Records supplied Start Marker

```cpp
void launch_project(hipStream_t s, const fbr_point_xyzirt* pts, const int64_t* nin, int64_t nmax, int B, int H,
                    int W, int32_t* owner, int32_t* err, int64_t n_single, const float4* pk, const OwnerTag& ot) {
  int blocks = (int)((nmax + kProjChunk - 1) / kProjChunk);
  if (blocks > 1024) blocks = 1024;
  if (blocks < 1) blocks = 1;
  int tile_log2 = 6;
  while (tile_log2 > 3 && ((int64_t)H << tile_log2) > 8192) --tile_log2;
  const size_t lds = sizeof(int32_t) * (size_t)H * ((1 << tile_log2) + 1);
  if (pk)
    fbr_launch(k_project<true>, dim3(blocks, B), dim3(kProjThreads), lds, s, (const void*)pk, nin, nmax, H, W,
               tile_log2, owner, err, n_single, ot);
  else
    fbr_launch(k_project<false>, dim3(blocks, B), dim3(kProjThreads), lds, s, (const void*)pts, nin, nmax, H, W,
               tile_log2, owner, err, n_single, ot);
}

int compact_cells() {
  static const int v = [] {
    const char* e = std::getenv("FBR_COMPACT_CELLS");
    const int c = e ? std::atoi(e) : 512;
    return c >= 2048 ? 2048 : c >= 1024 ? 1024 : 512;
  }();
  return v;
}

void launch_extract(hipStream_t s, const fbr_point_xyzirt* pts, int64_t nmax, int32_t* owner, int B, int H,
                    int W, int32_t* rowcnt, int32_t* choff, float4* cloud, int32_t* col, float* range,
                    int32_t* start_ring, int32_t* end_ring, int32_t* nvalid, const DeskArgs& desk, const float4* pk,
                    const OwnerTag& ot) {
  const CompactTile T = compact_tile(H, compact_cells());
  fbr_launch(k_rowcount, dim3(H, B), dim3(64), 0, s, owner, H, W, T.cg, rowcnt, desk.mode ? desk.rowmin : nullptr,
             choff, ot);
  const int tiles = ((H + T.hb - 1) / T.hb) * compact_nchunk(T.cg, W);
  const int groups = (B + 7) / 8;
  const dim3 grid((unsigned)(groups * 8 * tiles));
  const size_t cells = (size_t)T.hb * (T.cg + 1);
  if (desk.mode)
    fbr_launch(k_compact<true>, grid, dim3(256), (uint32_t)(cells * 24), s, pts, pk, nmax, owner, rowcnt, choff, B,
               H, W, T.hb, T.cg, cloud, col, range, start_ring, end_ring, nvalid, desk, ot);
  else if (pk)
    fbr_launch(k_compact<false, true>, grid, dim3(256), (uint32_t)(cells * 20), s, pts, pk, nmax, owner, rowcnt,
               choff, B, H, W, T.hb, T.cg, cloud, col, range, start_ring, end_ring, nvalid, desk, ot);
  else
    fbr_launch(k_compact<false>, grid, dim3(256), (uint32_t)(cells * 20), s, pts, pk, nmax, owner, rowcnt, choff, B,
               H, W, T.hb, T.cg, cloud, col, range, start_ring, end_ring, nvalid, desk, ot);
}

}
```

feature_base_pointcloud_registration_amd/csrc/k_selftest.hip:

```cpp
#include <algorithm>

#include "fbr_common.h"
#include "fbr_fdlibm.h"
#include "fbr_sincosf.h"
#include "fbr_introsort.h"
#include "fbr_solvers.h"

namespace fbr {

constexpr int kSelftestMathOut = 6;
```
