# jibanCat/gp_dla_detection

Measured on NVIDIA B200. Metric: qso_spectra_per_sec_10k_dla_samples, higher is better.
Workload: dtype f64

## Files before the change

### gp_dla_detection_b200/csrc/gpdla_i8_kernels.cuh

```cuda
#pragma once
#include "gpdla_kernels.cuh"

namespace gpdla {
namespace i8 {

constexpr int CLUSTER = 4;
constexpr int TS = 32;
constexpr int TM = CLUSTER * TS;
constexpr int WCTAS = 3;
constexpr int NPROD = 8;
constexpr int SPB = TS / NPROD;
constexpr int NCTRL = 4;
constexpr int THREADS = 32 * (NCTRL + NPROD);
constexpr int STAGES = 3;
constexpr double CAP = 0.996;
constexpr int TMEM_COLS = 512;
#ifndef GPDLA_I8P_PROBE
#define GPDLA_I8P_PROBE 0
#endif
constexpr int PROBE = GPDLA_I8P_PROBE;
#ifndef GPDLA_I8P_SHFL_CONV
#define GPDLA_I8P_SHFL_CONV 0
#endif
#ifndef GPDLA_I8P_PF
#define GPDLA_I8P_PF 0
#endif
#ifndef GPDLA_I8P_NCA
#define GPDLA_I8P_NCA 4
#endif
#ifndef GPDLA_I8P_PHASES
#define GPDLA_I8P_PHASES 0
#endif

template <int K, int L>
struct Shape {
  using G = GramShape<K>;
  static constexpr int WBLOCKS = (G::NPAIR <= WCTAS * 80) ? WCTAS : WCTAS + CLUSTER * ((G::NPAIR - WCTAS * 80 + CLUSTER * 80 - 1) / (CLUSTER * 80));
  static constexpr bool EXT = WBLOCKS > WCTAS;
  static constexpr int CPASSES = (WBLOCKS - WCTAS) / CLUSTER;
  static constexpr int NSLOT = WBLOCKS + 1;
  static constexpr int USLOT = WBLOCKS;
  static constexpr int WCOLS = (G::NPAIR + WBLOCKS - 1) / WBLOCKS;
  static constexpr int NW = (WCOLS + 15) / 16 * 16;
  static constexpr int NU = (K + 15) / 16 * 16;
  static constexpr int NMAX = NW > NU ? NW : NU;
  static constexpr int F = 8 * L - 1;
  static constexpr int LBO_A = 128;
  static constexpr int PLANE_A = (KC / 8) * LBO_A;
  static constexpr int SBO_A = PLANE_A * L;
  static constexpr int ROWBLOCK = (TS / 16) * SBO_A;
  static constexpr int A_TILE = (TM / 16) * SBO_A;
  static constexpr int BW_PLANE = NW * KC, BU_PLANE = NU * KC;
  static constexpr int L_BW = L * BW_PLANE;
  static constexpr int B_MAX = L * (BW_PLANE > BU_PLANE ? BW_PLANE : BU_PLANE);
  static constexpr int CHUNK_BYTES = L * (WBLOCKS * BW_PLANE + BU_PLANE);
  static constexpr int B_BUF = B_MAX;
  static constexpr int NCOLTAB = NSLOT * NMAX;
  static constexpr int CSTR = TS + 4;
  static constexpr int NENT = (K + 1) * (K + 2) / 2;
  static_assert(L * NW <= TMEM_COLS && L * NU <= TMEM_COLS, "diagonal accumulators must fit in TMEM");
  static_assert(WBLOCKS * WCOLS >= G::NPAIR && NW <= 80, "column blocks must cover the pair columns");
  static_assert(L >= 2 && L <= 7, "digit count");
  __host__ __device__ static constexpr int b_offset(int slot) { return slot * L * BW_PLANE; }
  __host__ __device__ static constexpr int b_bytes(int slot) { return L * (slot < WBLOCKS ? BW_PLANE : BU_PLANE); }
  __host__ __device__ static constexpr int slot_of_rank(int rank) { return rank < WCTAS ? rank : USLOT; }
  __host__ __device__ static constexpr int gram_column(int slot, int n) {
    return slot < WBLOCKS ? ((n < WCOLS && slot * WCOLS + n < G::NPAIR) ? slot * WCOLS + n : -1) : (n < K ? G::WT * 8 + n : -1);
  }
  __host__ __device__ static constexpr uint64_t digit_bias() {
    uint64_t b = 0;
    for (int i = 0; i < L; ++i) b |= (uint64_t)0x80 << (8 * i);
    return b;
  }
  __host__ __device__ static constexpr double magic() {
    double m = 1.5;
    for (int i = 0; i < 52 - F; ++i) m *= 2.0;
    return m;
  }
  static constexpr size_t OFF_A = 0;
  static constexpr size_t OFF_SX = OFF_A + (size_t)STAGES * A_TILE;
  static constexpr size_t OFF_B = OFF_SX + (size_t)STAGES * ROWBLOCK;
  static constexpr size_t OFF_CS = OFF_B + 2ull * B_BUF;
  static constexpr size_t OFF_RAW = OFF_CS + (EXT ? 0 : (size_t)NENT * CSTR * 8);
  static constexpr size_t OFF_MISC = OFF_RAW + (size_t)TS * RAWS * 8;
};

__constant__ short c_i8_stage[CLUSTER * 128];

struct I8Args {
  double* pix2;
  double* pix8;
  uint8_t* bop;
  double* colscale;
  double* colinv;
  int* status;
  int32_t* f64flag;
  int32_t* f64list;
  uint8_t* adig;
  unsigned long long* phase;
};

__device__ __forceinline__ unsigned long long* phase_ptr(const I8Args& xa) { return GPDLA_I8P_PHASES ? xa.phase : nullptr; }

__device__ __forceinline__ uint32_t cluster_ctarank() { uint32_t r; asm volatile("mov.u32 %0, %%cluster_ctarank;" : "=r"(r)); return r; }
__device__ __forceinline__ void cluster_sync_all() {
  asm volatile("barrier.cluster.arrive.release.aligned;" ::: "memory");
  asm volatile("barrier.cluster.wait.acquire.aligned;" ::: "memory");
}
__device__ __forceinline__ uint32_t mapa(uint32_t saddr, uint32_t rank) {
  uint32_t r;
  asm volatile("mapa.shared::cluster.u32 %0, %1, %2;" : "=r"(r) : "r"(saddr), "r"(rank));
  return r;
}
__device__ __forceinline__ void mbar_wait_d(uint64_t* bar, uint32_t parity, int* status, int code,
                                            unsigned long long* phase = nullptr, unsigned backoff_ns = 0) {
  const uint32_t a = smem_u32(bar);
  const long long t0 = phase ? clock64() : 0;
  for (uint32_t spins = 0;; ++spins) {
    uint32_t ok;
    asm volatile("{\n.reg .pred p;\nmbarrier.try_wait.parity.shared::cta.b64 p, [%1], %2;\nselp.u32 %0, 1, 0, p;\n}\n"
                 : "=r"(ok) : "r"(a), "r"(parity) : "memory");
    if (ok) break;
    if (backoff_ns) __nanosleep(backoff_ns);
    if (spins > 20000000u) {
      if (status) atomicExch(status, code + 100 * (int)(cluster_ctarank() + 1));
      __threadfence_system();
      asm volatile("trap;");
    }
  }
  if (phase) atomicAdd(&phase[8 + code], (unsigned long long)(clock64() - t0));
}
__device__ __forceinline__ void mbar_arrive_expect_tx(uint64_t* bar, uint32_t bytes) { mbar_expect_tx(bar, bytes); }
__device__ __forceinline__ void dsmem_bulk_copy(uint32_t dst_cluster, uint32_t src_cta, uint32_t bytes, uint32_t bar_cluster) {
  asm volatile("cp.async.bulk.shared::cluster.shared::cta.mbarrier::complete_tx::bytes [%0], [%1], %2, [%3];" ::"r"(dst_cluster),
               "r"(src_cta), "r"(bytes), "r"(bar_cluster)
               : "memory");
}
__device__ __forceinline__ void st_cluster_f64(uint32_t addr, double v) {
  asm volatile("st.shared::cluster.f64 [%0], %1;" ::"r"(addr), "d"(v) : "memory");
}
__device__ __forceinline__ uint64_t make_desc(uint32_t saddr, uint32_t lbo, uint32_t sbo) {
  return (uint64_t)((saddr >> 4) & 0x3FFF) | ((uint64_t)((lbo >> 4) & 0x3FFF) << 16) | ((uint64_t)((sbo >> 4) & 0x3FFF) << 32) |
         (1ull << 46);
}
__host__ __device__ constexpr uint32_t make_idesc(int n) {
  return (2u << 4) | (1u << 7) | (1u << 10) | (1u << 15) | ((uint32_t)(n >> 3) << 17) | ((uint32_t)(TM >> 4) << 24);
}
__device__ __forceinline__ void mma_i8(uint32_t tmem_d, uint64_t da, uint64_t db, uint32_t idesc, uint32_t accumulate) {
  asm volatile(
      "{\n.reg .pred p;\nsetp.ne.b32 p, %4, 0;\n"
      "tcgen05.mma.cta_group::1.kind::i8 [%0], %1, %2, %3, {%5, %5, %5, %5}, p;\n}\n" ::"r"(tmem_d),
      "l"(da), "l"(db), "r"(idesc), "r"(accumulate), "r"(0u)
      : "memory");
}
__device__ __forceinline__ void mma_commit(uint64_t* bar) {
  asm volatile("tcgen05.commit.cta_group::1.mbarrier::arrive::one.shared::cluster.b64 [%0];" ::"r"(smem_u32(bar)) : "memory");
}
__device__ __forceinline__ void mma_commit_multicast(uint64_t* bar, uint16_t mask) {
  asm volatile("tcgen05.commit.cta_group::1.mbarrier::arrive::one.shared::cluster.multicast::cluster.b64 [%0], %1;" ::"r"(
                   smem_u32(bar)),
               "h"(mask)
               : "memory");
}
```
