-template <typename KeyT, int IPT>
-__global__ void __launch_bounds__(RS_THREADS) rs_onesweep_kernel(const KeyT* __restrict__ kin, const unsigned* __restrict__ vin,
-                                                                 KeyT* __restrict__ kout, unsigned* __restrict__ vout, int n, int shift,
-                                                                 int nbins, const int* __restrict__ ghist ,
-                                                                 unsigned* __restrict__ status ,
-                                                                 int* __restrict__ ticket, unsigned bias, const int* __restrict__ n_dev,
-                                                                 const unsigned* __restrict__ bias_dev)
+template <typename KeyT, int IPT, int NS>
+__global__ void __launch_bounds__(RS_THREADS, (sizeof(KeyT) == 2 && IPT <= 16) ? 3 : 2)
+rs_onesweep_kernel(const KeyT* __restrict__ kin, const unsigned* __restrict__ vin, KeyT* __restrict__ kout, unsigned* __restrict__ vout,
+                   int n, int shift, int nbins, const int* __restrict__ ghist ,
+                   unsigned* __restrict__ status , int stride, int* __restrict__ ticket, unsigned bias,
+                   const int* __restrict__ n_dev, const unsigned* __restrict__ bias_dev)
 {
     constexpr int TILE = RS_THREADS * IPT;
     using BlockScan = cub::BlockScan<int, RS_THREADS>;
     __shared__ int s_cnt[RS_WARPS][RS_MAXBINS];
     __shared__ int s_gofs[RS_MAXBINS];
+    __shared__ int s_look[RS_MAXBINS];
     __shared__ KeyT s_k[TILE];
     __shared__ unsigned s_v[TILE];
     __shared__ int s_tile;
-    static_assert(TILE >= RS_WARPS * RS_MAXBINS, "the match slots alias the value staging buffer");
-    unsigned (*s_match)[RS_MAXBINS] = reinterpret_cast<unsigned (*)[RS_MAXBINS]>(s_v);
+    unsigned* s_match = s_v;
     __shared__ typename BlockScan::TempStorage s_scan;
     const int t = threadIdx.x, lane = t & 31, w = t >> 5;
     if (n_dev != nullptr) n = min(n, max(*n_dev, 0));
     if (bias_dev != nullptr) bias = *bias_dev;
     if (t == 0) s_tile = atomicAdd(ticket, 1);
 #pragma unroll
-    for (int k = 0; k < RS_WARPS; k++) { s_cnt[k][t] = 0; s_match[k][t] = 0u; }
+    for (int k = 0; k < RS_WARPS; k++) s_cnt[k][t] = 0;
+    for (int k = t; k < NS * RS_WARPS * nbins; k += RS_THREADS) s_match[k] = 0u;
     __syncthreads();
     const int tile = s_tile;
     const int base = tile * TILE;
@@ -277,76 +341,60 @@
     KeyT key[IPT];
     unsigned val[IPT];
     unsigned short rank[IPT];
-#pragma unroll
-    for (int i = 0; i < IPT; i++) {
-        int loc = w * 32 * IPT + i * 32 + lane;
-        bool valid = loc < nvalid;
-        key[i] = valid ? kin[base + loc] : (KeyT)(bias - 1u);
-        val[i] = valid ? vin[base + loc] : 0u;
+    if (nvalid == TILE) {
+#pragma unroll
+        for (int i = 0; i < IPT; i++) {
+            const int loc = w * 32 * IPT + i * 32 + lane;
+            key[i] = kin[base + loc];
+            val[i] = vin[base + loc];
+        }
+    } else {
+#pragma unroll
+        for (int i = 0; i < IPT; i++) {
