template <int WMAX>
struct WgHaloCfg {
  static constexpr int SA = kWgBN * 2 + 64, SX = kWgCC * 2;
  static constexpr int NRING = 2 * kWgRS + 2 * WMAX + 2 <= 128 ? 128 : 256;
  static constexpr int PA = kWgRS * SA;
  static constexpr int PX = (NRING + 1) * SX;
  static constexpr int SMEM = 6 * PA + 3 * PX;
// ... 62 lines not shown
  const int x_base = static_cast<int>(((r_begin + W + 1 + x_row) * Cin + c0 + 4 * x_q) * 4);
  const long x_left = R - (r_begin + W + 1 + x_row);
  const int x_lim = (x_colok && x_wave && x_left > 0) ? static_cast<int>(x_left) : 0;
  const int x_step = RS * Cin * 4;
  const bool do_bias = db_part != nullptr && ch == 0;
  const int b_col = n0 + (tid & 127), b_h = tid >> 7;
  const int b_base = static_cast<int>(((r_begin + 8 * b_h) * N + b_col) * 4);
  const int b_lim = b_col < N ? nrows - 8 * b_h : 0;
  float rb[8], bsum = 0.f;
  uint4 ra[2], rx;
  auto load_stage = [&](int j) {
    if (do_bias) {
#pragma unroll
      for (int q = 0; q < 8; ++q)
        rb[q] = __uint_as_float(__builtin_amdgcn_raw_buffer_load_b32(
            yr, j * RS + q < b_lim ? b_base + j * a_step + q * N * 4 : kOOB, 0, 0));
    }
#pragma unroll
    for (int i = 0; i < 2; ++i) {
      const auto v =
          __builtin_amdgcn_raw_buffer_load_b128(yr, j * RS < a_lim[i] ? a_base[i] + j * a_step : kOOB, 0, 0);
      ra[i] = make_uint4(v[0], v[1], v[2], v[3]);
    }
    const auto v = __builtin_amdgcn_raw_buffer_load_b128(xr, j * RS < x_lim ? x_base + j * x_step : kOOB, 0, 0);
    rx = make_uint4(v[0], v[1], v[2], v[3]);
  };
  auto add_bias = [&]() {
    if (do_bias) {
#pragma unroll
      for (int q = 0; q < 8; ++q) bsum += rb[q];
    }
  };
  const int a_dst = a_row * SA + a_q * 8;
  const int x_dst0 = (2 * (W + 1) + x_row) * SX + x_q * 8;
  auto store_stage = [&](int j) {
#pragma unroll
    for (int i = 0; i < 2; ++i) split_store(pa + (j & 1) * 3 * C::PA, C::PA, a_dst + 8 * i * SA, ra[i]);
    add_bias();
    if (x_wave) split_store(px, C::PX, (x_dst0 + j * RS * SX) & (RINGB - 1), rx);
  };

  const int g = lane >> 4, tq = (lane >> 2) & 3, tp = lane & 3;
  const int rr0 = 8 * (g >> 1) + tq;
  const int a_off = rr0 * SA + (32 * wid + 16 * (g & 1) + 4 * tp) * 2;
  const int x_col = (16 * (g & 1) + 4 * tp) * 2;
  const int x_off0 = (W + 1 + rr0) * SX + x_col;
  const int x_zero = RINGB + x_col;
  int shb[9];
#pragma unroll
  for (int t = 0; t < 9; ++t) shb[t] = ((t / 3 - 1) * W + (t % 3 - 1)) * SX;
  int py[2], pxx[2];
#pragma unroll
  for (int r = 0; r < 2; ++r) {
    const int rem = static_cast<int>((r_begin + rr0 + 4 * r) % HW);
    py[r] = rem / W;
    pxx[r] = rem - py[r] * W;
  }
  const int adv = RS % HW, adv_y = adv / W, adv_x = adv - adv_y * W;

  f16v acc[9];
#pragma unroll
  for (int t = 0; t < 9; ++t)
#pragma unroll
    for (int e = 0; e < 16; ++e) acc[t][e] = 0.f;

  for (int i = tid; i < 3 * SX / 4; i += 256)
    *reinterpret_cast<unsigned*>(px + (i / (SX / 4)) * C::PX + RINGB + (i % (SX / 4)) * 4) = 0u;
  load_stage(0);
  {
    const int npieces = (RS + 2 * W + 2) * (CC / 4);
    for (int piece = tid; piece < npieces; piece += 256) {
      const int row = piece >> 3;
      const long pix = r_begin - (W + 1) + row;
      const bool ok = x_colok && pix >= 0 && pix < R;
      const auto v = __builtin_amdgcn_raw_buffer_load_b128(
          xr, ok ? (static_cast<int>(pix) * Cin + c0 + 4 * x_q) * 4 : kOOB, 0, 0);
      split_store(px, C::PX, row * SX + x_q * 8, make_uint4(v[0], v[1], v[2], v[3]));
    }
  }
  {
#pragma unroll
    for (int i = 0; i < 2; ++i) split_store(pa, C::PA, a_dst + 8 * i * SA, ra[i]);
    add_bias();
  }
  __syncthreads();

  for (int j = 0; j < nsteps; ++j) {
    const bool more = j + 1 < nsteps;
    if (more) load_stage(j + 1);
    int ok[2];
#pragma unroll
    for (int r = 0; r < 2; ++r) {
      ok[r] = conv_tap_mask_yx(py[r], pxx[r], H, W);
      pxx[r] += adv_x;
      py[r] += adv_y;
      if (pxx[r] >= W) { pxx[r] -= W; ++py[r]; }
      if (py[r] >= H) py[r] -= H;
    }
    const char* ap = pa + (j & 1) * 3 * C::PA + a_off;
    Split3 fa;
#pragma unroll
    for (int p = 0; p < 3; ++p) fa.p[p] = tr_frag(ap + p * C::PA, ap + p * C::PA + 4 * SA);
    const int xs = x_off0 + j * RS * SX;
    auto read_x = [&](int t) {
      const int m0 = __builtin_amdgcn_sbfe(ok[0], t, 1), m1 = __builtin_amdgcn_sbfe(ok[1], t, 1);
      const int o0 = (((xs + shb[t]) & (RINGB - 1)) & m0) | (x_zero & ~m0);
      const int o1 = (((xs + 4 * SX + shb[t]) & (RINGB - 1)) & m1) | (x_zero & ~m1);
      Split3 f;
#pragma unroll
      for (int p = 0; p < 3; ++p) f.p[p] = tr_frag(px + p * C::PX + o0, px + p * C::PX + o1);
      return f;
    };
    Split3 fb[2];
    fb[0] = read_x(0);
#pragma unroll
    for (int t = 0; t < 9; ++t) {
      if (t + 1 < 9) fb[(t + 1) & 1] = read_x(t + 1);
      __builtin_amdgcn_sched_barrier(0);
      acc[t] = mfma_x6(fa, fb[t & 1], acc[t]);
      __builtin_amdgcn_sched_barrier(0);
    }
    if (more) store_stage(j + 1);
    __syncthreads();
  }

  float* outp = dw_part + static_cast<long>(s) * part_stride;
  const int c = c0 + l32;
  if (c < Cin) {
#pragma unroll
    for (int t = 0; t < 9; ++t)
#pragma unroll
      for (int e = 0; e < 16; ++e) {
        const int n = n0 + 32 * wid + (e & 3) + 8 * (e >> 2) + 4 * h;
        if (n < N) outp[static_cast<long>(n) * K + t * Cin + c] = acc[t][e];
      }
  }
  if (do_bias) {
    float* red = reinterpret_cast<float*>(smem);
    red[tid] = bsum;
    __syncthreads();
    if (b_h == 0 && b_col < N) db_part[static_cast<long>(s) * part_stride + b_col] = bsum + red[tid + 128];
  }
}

Records supplied End Marker

▶ [What is needed]: Copy out, from the data above, every line holding the word "false".

▶ [Solution to this task]:
    fbr_launch(k_project<false>, dim3(blocks, B), dim3(kProjThreads), lds, s, (const void*)pts, nin, nmax, H, W,
    fbr_launch(k_compact<false, true>, grid, dim3(256), (uint32_t)(cells * 20), s, pts, pk, nmax, owner, rowcnt,
    fbr_launch(k_compact<false>, grid, dim3(256), (uint32_t)(cells * 20), s, pts, pk, nmax, owner, rowcnt, choff, B,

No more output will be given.